__Exercise materials__.
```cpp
#pragma unroll
    for (int b = 0; b < NOBJ; b++)
#pragma unroll
        for (int c = 0; c < NG; c++) wc.store((b == 0 ? PS_F_WG0 : PS_F_WG1) + c, gc[b][c].lam[0]);
    if constexpr (NOBJ == 2) {
#pragma unroll
        for (int c = 0; c < NP; c++) wc.store(PS_F_WP + c, pc[c].lam[0]);
    }
#pragma unroll
    for (int c = 0; c < NR; c++) wc.store(PS_F_WR + c, rc[c].lam[0]);

    PS_PHASE(4);
#ifdef PS_PROFILE_PHASES
    {
        int wmax = prof_it, wnr = nr;
#pragma unroll
        for (int o = 32; o >= 1; o >>= 1) {
            wmax = max(wmax, __shfl_xor(wmax, o));
            wnr = max(wnr, __shfl_xor(wnr, o));
        }
        pt.acc[8] += prof_it;
        pt.acc[9] += wmax;
#pragma unroll
        for (int k = PS_ITP_WORDS - 1; k > 0; k--) pt.itp[k] = (pt.itp[k] << 16) | (pt.itp[k - 1] >> 16);
        pt.itp[0] = (pt.itp[0] << 16) | (uint32_t)min(prof_it, 255) | ((uint32_t)nr << 8) | ((uint32_t)np << 11);
        pt.acc[10] += 1;
        pt.acc[11] += wnr;
        unsigned ngnd = 0;
        for (int b = 0; b < NB; b++) ngnd += __builtin_popcount(gate_ground[b]);
        pt.acc[12] += __builtin_popcount(gate_pair);
        pt.acc[13] += ngnd;
        pt.acc[14] += __builtin_popcount(gate_robot);
        pt.acc[15] += gate_lim != 0u;
    }
#endif
    {
        MJStore S = lds.opaque();
#pragma unroll
        for (int d = 0; d < 9; d++) {
            q[d] = get(S, d);
            v1[d] = get(S, 9 + d);
            split_dq[d] = NOBJ == 2 ? split_of(d, q[d]) : get(S, 18 + d);
        }
        if constexpr (NOBJ > 0) {
            cw1[0] = mk(get(S, 27), get(S, 28), get(S, 29));
            cv1[0] = mk(get(S, 30), get(S, 31), get(S, 32));
            bd[0].pos = mk(get(S, 33), get(S, 34), get(S, 35));
            bd[0].quat = Q4{get(S, 36), get(S, 37), get(S, 38), get(S, 39)};
        }
        if constexpr (NOBJ == 2) {
            cw1[1] = mk(get(S, 40), get(S, 41), get(S, 42));
            cv1[1] = mk(get(S, 43), get(S, 44), get(S, 45));
            bd[1].pos = mk(get(S, 46), get(S, 47), get(S, 48));
            bd[1].quat = Q4{get(S, 49), get(S, 50), get(S, 51), get(S, 52)};
        }
    }
#pragma unroll
    for (int d = 0; d < 9; d++) {
        qd[d] = v1[d] + dv[d];
        q[d] += dt * qd[d] + split_dq[d];
    }
#pragma unroll
    for (int b = 0; b < NOBJ; b++) {
        Body &cb = bd[b];
        cb.omg = cw1[b] + dw[b];
        cb.vel = cv1[b] + dvl[b];
        cb.pos = cb.pos + cb.vel * dt;
        float ang = norm(cb.omg);
        if (ang * dt > 0.5f * 1.5707963267948966f) ang = 0.5f * 1.5707963267948966f / dt;
        float f = ang < 0.001f ? (0.5f * dt - (dt * dt * dt) * 0.020833333333f * ang * ang) : sinf(0.5f * ang * dt) / ang;
        Q4 dq = Q4{cb.omg.x * f, cb.omg.y * f, cb.omg.z * f, cosf(0.5f * ang * dt)};
        Q4 nq = qmul(dq, cb.quat);
        float nn = rsqrtf(nq.x * nq.x + nq.y * nq.y + nq.z * nq.z + nq.w * nq.w);
        cb.quat = Q4{nq.x * nn, nq.y * nn, nq.z * nn, nq.w * nn};
    }
    PS_PHASE(5);
}

#undef PS_COUNT_IT
#undef PS_REGATE

}
```

Baseline: 24.28 million env-steps/s.

## Pack robot-contact M^-1 J rows into lane-contiguous float4 LDS chunks

For single-object, single-lane configurations, the per-contact M^-1 J rows are now stored in LDS as 16-byte chunks contiguous per lane, so the solver reads and writes them with vector LDS operations instead of nine strided scalar accesses per row. The stash moves to a smaller region, and the limit split term is recomputed at the end instead of being stored. Inactive contact slots are zeroed with vector stores. The trade-off is extra recompute of the split term and a different LDS bank-access pattern, which may introduce bank conflicts with the 3-float lane offset.

```diff
diff --git a/panda-lang-manip_amd/csrc/ps_scene.h b/panda-lang-manip_amd/csrc/ps_scene.h
--- a/panda-lang-manip_amd/csrc/ps_scene.h
+++ b/panda-lang-manip_amd/csrc/ps_scene.h
@@ -183,6 +183,15 @@
 constexpr int LDS_CACHE_FLOATS = 10;
 constexpr int LDS_FLOATS = LDS_CACHE_OFFSET + LDS_CACHE_FLOATS;
 static_assert(LDS_FLOATS * 4 * 64 * 4 <= 160 * 1024, "four workgroups per CU");
+constexpr int LDS_CHUNK_FLOATS = 28;
+constexpr int LDS_CHUNKS = LDS_CHUNK_FLOATS / 4;
+constexpr int LDS1_STASH_OFFSET = NR * LDS_CHUNK_FLOATS;
+constexpr int LDS1_STASH_FLOATS = LDS_STASH_FLOATS - 9;
+static_assert(LDS1_STASH_OFFSET + LDS1_STASH_FLOATS <= LDS_CACHE_OFFSET, "the one-lane stash below the contact cache");
+template <int NOBJ, int G>
+constexpr bool chunked_lds() {
+    return G == 1 && NOBJ <= 1;
+}
 constexpr int LDS_GND_OFFSET = NR * 27;
 constexpr int LDS_GND_FLOATS = 6;
 constexpr int LDS_FLOATS_STACK = LDS_GND_OFFSET + 2 * NG * LDS_GND_FLOATS;
@@ -221,6 +230,8 @@
 };
 
 typedef __attribute__((address_space(3))) float lds_float;
+typedef float f32x4 __attribute__((ext_vector_type(4)));
+typedef __attribute__((address_space(3))) f32x4 lds_f32x4;
 struct MJStore {
     lds_float *base;
     int stride;
@@ -228,6 +239,25 @@
     PS_D lds_float &at(int slot, int row, int k) const { return base[((slot * 3 + row) * 9 + k) * stride]; }
     PS_D lds_float &cache(int k) const { return base[(LDS_CACHE_OFFSET + k) * stride]; }
     PS_D lds_float &stash(int k) const { return base[(LDS_STASH_OFFSET + k) * stride]; }
+    PS_D lds_f32x4 &chunk(int slot, int c) const {
+        return ((lds_f32x4 *)(base + 3 * (int)threadIdx.x))[(slot * LDS_CHUNKS + c) * 64];
+    }
+    PS_D void chunk_row(int slot, int, float m[9]) const {
+        const f32x4 a = chunk(slot, 0), b = chunk(slot, 1), z = chunk(slot, 6);
+        m[0] = a.x; m[1] = a.y; m[2] = a.z; m[3] = a.w;
+        m[4] = b.x; m[5] = b.y; m[6] = b.z; m[7] = b.w;
+        m[8] = z.x;
+    }
+    PS_D void chunk_rows12(int slot, float m1[9], float m2[9]) const {
+        const f32x4 a = chunk(slot, 2), b = chunk(slot, 3), c = chunk(slot, 4), d = chunk(slot, 5), z = chunk(slot, 6);
+        m1[0] = a.x; m1[1] = a.y; m1[2] = a.z; m1[3] = a.w;
+        m1[4] = b.x; m1[5] = b.y; m1[6] = b.z; m1[7] = b.w;
+        m2[0] = c.x; m2[1] = c.y; m2[2] = c.z; m2[3] = c.w;
+        m2[4] = d.x; m2[5] = d.y; m2[6] = d.z; m2[7] = d.w;
+        m1[8] = z.y;
+        m2[8] = z.z;
+    }
+    PS_D lds_float &stash1(int k) const { return base[(LDS1_STASH_OFFSET + k) * stride]; }
     float *gst = nullptr;
     int64_t gst_stride = 0;
     uint32_t goff = 0;
diff --git a/panda-lang-manip_amd/csrc/ps_substep.h b/panda-lang-manip_amd/csrc/ps_substep.h
--- a/panda-lang-manip_amd/csrc/ps_substep.h
+++ b/panda-lang-manip_amd/csrc/ps_substep.h
@@ -52,6 +52,7 @@
     static_assert(NOBJ < 2 || SHAPE == SHAPE_BOX, "Stack stacks cubes");
     constexpr int NB = NOBJ > 0 ? NOBJ : 1;
     constexpr bool ANISO = SHAPE == SHAPE_CYL;
+    constexpr bool CHUNKED = chunked_lds<NOBJ, G>();
     const float dt = (float)PM_TIMESTEP;
     float Mi[45], hb[9];
     Geo geo;
@@ -322,8 +323,14 @@
 #pragma unroll
         for (int sl = 0; sl < NR; sl++) {
             RobotContact &c = rc[sl];
+            RobotCand cd0{};
+            if constexpr (CHUNKED) {
+                cd0 = RobotCand::load(lds, sl);
+                __builtin_amdgcn_wave_barrier();
+            }
+            float mjc[LDS_CHUNK_FLOATS] = {};
             if (sl < nr) {
-                const RobotCand cd = RobotCand::load(lds, sl);
+                const RobotCand cd = CHUNKED ? cd0 : RobotCand::load(lds, sl);
                 V3 dirs[3];
                 dirs[0] = cd.n;
                 plane_space(cd.n, dirs[1], dirs[2]);
@@ -349,10 +356,15 @@
                         float s = 0.0f;
 #pragma unroll
                         for (int b = 0; b < 9; b++) s += Mi[sidx(a, b)] * c.J[j][b];
-                        lds.at(sl, j, a) = NOBJ == 2 ? c.J[j][a] : s;
+                        if constexpr (CHUNKED) mjc[a < 8 ? 8 * j + a : 24 + j] = s;
+                        else lds.at(sl, j, a) = NOBJ == 2 ? c.J[j][a] : s;
                         if constexpr (NOBJ == 2)
                             if (j == 0) lds.grip(sl, a) = s;
                         den += c.J[j][a] * s;
+                    }
+                    if constexpr (CHUNKED) {
+                        lds.chunk(sl, 2 * j) = (f32x4){mjc[8 * j], mjc[8 * j + 1], mjc[8 * j + 2], mjc[8 * j + 3]};
+                        lds.chunk(sl, 2 * j + 1) = (f32x4){mjc[8 * j + 4], mjc[8 * j + 5], mjc[8 * j + 6], mjc[8 * j + 7]};
                     }
                     float rel = jrow_dot(c.J[j], v1);
                     c.rn[j] = on_obj ? cross(rB, dj) : mk(0, 0, 0);
@@ -369,6 +381,7 @@
                     c.lam[j] = 0.0f;
                     c.rhs[j] = j == 0 ? normal_rhs(cd.dist, rel, c.dinv[0]) : -rel * c.dinv[j];
                 }
+                if constexpr (CHUNKED) lds.chunk(sl, 6) = (f32x4){mjc[24], mjc[25], mjc[26], 0.0f};
                 c.lam[0] = warm * cache_lookup(prl, prid, (unsigned)cd.id);
                 nrid |= (unsigned)cd.id << (5 * sl);
             } else {
@@ -379,31 +392,39 @@
 #pragma unroll
                     for (int a = 0; a < 9; a++) {
                         c.J[j][a] = 0.0f;
-                        lds.at(sl, j, a) = 0.0f;
+                        if constexpr (!CHUNKED)
+                            lds.at(sl, j, a) = 0.0f;
                     }
                     c.dir[j] = c.rn[j] = mk(0, 0, 0);
                     c.rhs[j] = c.lam[j] = c.dinv[j] = 0.0f;
                 }
+                if constexpr (CHUNKED) {
+#pragma unroll
+                    for (int k = 0; k < LDS_CHUNKS; k++) lds.chunk(sl, k) = (f32x4){0.0f, 0.0f, 0.0f, 0.0f};
+                }
             }
         }
         wc.store(PS_F_WRID, (float)nrid);
     }
     PS_PHASE(3);
     __builtin_amdgcn_sched_barrier(0);
-    auto gk = [](int k) { return NOBJ == 2 && k >= 27 ? k - 9 : k; };
+    constexpr bool SPLIT_REBUILT = NOBJ == 2 || CHUNKED;
+    auto gk = [](int k) { return SPLIT_REBUILT && k >= 27 ? k - 9 : k; };
     auto put = [&](int k, float v) {
         if constexpr (NOBJ == 2) lds.gstash(gk(k)) = v;
+        else if constexpr (CHUNKED) lds.stash1(gk(k)) = v;
         else lds.stash(k) = v;
     };
     auto get = [&](const MJStore &S, int k) -> float {
         if constexpr (NOBJ == 2) return S.gstash(gk(k));
+        else if constexpr (CHUNKED) return S.stash1(gk(k));
         else return S.stash(k);
     };
 #pragma unroll
     for (int d = 0; d < 9; d++) {
         put(d, q[d]);
         put(9 + d, v1[d]);
-        if constexpr (NOBJ != 2) put(18 + d, split_dq[d]);
+        if constexpr (!SPLIT_REBUILT) put(18 + d, split_dq[d]);
     }
     if constexpr (NOBJ > 0) {
         put(27, cw1[0].x); put(28, cw1[0].y); put(29, cw1[0].z);
@@ -551,8 +572,11 @@
                         mi_apply(g);
                     } else {
                         float w[9];
-#pragma unroll
-                        for (int a = 0; a < 9; a++) w[a] = W.at(c, 0, a);
+                        if constexpr (CHUNKED) W.chunk_row(c, 0, w);
+                        else {
+#pragma unroll
+                            for (int a = 0; a < 9; a++) w[a] = W.at(c, 0, a);
+                        }
 #pragma unroll
                         for (int a = 0; a < 9; a++) dvv.s(a, fmaf(w[a], l0, dvv.g(a)));
                     }
@@ -656,7 +680,9 @@
                     float mj[9], Jl[9];
 #pragma unroll
                     for (int a = 0; a < 9; a++) Jl[a] = NOBJ == 2 ? (float)L.at(c, 0, a) : r.J[0][a];
-                    if constexpr (NOBJ != 2) {
+                    if constexpr (CHUNKED) {
+                        L.chunk_row(c, 0, mj);
+                    } else if constexpr (NOBJ != 2) {
 #pragma unroll
                         for (int a = 0; a < 9; a++) mj[a] = L.at(c, 0, a);
                     }
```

__Your instructions__. The lines to return are those in the entries above that include "panda".

__Solution for this exercise__.
diff --git a/panda-lang-manip_amd/csrc/ps_scene.h b/panda-lang-manip_amd/csrc/ps_scene.h
--- a/panda-lang-manip_amd/csrc/ps_scene.h
+++ b/panda-lang-manip_amd/csrc/ps_scene.h
diff --git a/panda-lang-manip_amd/csrc/ps_substep.h b/panda-lang-manip_amd/csrc/ps_substep.h
--- a/panda-lang-manip_amd/csrc/ps_substep.h
+++ b/panda-lang-manip_amd/csrc/ps_substep.h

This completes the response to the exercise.